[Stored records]
int b200mix_set_hrtf_decoder(b200mix_device *d, uint32_t channels, uint32_t ir_size,
    const float *coeffs, const float *hf_scale, const float *splitter_coeff)
{
    if(!d || channels != d->desc.dry_channels || ir_size > B200MIX_HRIR_LENGTH || !coeffs
        || !hf_scale || !splitter_coeff || d->desc.post_process != B200MIX_POST_HRTF)
    { if(d) d->error = "set_hrtf_decoder: bad arguments"; return B200MIX_ERR_INVALID; }
    CUDA_TRY(d, cudaSetDevice(d->cuda_dev));
    cudaFree(d->d_dec_coef); cudaFree(d->d_dec_hfscale); cudaFree(d->d_dec_state);
// ... 1115 lines not shown
        if(d->num_order2)
        {
            CUDA_TRY(d, cudaMemcpyAsync(d->d_order2, d->h_order2.data(), d->num_order2*sizeof(uint32_t),
                cudaMemcpyHostToDevice, d->stream));
            CUDA_TRY(d, cudaStreamSynchronize(d->stream));
        }
        d->order2_dirty = false;
    }
    const Variant var = get_variant(d->mix_variant);
    const bool hrtfDev = dd.ir_size > 0;
    const uint32_t nv = std::max(d->voice_hi, 1u);
    const uint32_t maxBlocks = uint32_t(d->num_sms*d->mix_blocks_per_sm);
    const uint32_t blocks = std::max(1u, std::min(maxBlocks, (d->num_order + var.groups - 1)/var.groups));

    MixParams P{};
    P.voices = d->d_voices; P.buffers = d->d_buffers;
    P.hrtf_tgt = d->d_hrtf_tgt; P.hrtf_old = d->d_hrtf_old;
    P.dry_cur = d->d_dry_cur; P.dry_tgt = d->d_dry_tgt;
    P.send_cur = d->d_send_cur; P.send_tgt = d->d_send_tgt;
    P.dry = d->d_dry; P.wet = d->d_wet; P.partial = d->d_partial;
    P.results = want_results ? d->d_results : nullptr;
    for(int i = 0;i < 3;++i) P.bsinc_tab[i] = d->d_bsinc[i];
    for(int i = 0;i < 2;++i) P.cubic_tab[i] = d->d_cubic[i];
    P.max_voices = nv; P.frames = frames; P.ir = dd.ir_size; P.ir_pad = d->ir_pad;
    P.cd = dd.dry_channels; P.cw = dd.wet_channels; P.num_sends = dd.num_sends;
    P.max_buffers = dd.max_buffers;
    P.order = d->d_order; P.num_order = d->num_order;
    P.xscratch = d->d_xscratch; P.sendinfo = d->d_sendinfo;
    P.filt = d->d_filt; P.filt_paths = 1u + dd.num_sends;
    P.qhdr = d->d_qhdr; P.queue = d->d_queue;
    P.gather_only = d->mix_gather_only ? 1u : 0u;
    P.claim = d->d_claim;
    P.dline = d->d_dline;
    stage_mark(d, 1);
    if(d->profile) cudaEventRecord(d->ev_mix0, d->stream);
    var.fn<<<blocks, var.gs*var.groups, var.smem, d->stream>>>(P);
    ++d->launches;
    CUDA_TRY(d, cudaGetLastError());

    stage_mark(d, 2);
    size_t rows2 = 0;
    if(d->d_filt && d->num_order2)
    {
        FilterRunParams FP{};
        FP.filt = d->d_filt; FP.filt_paths = 1u + dd.num_sends; FP.sendinfo = d->d_sendinfo;
        FP.direct_order = d->d_order2; FP.num_direct = d->num_order2;
        FP.xscratch = d->d_xscratch; FP.dline = d->d_dline; FP.frames = frames;
        k_filters<<<(d->num_order2 + 31u)/32u, 32, 0, d->stream>>>(FP);
        ++d->launches;
        if(var.cdr > 0)
        {
            const uint32_t blocks2 = std::max(1u, std::min(maxBlocks, (d->num_order2 + var.groups - 1)/var.groups));
            rows2 = blocks2;
            MixParams P2 = P;
            P2.pass = 1u;
            P2.order = d->d_order2; P2.num_order = d->num_order2;
            P2.partial = d->d_partial + d->partial_floats;
            P2.results = nullptr;
            var.fn<<<blocks2, var.gs*var.groups, var.smem, d->stream>>>(P2);
            ++d->launches;
        }
        CUDA_TRY(d, cudaGetLastError());
    }
    uint32_t firBlocks = 0;
    if(hrtfDev)
    {
        const FirVariant fir = get_fir(dd.ir_size);
        firBlocks = std::max(1u, std::min(uint32_t(d->num_sms*d->fir_blocks_per_sm),
            (d->num_order + kFirGroups - 1)/kFirGroups));
        fir.fn<<<firBlocks, kFirGS*kFirGroups, fir.smem, d->stream>>>(P);
        ++d->launches;
        CUDA_TRY(d, cudaGetLastError());
    }
    if(d->profile) { cudaEventRecord(d->ev_mix1, d->stream); d->ev_valid = true; }

    stage_mark(d, 3);
    if(hrtfDev)
    {
        const uint32_t len = 2*kAccumLen;
        k_reduce_rows<<<(len/4 + kReduceCols - 1)/kReduceCols, 1024, 0, d->stream>>>(d->d_partial, firBlocks, len,
            d->d_accum_sum, 0);
        ++d->launches;
    }
    if(var.cdr > 0)
    {
        const uint32_t len = uint32_t(var.cdr)*kLine;
        k_reduce_rows<<<(len/4 + kReduceCols - 1)/kReduceCols, 1024, 0, d->stream>>>(d->d_partial, blocks, len, d->d_dry, 1);
        ++d->launches;
        if(rows2)
        {
            k_reduce_rows<<<(len/4 + kReduceCols - 1)/kReduceCols, 1024, 0, d->stream>>>(d->d_partial + d->partial_floats,
                uint32_t(rows2), len, d->d_dry, 1);
            ++d->launches;
        }
    }
    CUDA_TRY(d, cudaGetLastError());

    stage_mark(d, 4);
    if(var.cdr == 0 && d->d_dry_entries)
    {
        if(d->dry_entries_dirty)
        {
            d->h_dry_entries.clear();
            for(uint32_t v = 0;v < d->voice_hi;++v)
                if(d->h_active[v] && !d->h_hrtf[v]) d->h_dry_entries.push_back(SendEntry{v, 0u});
            d->num_dry_entries = uint32_t(d->h_dry_entries.size());
// ... 439 lines not shown
static int render_launch(b200mix_device *d, uint32_t frames, bool want_results)
{
    if(d->mid_render) { d->error = "render: a render_begin is pending"; return B200MIX_ERR_INVALID; }
    const bool sharded = d->shard.transport != 0;
    if(sharded) ++d->shard.epoch;
    if(int rc = render_phase_a(d, frames, want_results, sharded)) return rc;
    if(sharded) if(int rc = shard_wet_exchange(d)) return rc;
    if(int rc = render_phase_b(d, frames)) return rc;
    if(sharded) if(int rc = shard_real_reduce(d)) return rc;
    return render_output_stage(d, frames);
}

static int render_collect(b200mix_device *d, uint32_t frames, float *const *real_out,
    b200mix_voice_result *results)
{
    const b200mix_device_desc &dd = d->desc;
    const uint32_t nv = std::max(d->voice_hi, 1u);
    const bool contiguous = d->d_real == reinterpret_cast<float*>(d->d_outblock);
    if(real_out && results && contiguous)
        CUDA_TRY(d, cudaMemcpyAsync(d->h_outblock, d->d_outblock, d->out_real_bytes + size_t(nv)*sizeof(VoiceResult),
            cudaMemcpyDeviceToHost, d->stream));
    else
    {
        if(real_out)
            CUDA_TRY(d, cudaMemcpyAsync(d->h_real, d->d_real, size_t(dd.real_channels)*kLine*sizeof(float),
                cudaMemcpyDeviceToHost, d->stream));
        if(results)
            CUDA_TRY(d, cudaMemcpyAsync(d->h_results, d->d_results, size_t(nv)*sizeof(VoiceResult),
                cudaMemcpyDeviceToHost, d->stream));
    }
    if(d->shard.transport == 1)
        CUDA_TRY(d, cudaMemcpyAsync(d->shard.h_status, d->shard.own + offsetof(ShardCtl, status),
            sizeof(uint32_t), cudaMemcpyDeviceToHost, d->stream));
    CUDA_TRY(d, cudaStreamSynchronize(d->stream));
    d->stage_busy = false;
    if(d->shard.transport == 1 && *d->shard.h_status)
    { d->error = "render: a peer of the sharded device set did not answer in time"; return B200MIX_ERR_CUDA; }
    if(real_out)
        for(uint32_t c = 0;c < dd.real_channels;++c)
            if(real_out[c]) std::memcpy(real_out[c], d->h_real + size_t(c)*kLine, frames*sizeof(float));
    if(results)
    {
        std::memcpy(results, d->h_results, size_t(nv)*sizeof(b200mix_voice_result));
        for(uint32_t v = nv;v < dd.max_voices;++v)
            results[v] = b200mix_voice_result{0, 0u, B200MIX_VF_STOPPED, 0u};
    }
    return B200MIX_OK;
}

int b200mix_render(b200mix_device *d, uint32_t frames, float *const *real_out,
    b200mix_voice_result *results)
{
    if(!d) return B200MIX_ERR_INVALID;
    if(int rc = render_launch(d, frames, results != nullptr)) return rc;
    return render_collect(d, frames, real_out, results);
}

What you are asked to do :: Every line in the data that holds the string "kLine" should be returned.

Reply ::
        const uint32_t len = uint32_t(var.cdr)*kLine;
            CUDA_TRY(d, cudaMemcpyAsync(d->h_real, d->d_real, size_t(dd.real_channels)*kLine*sizeof(float),
            if(real_out[c]) std::memcpy(real_out[c], d->h_real + size_t(c)*kLine, frames*sizeof(float));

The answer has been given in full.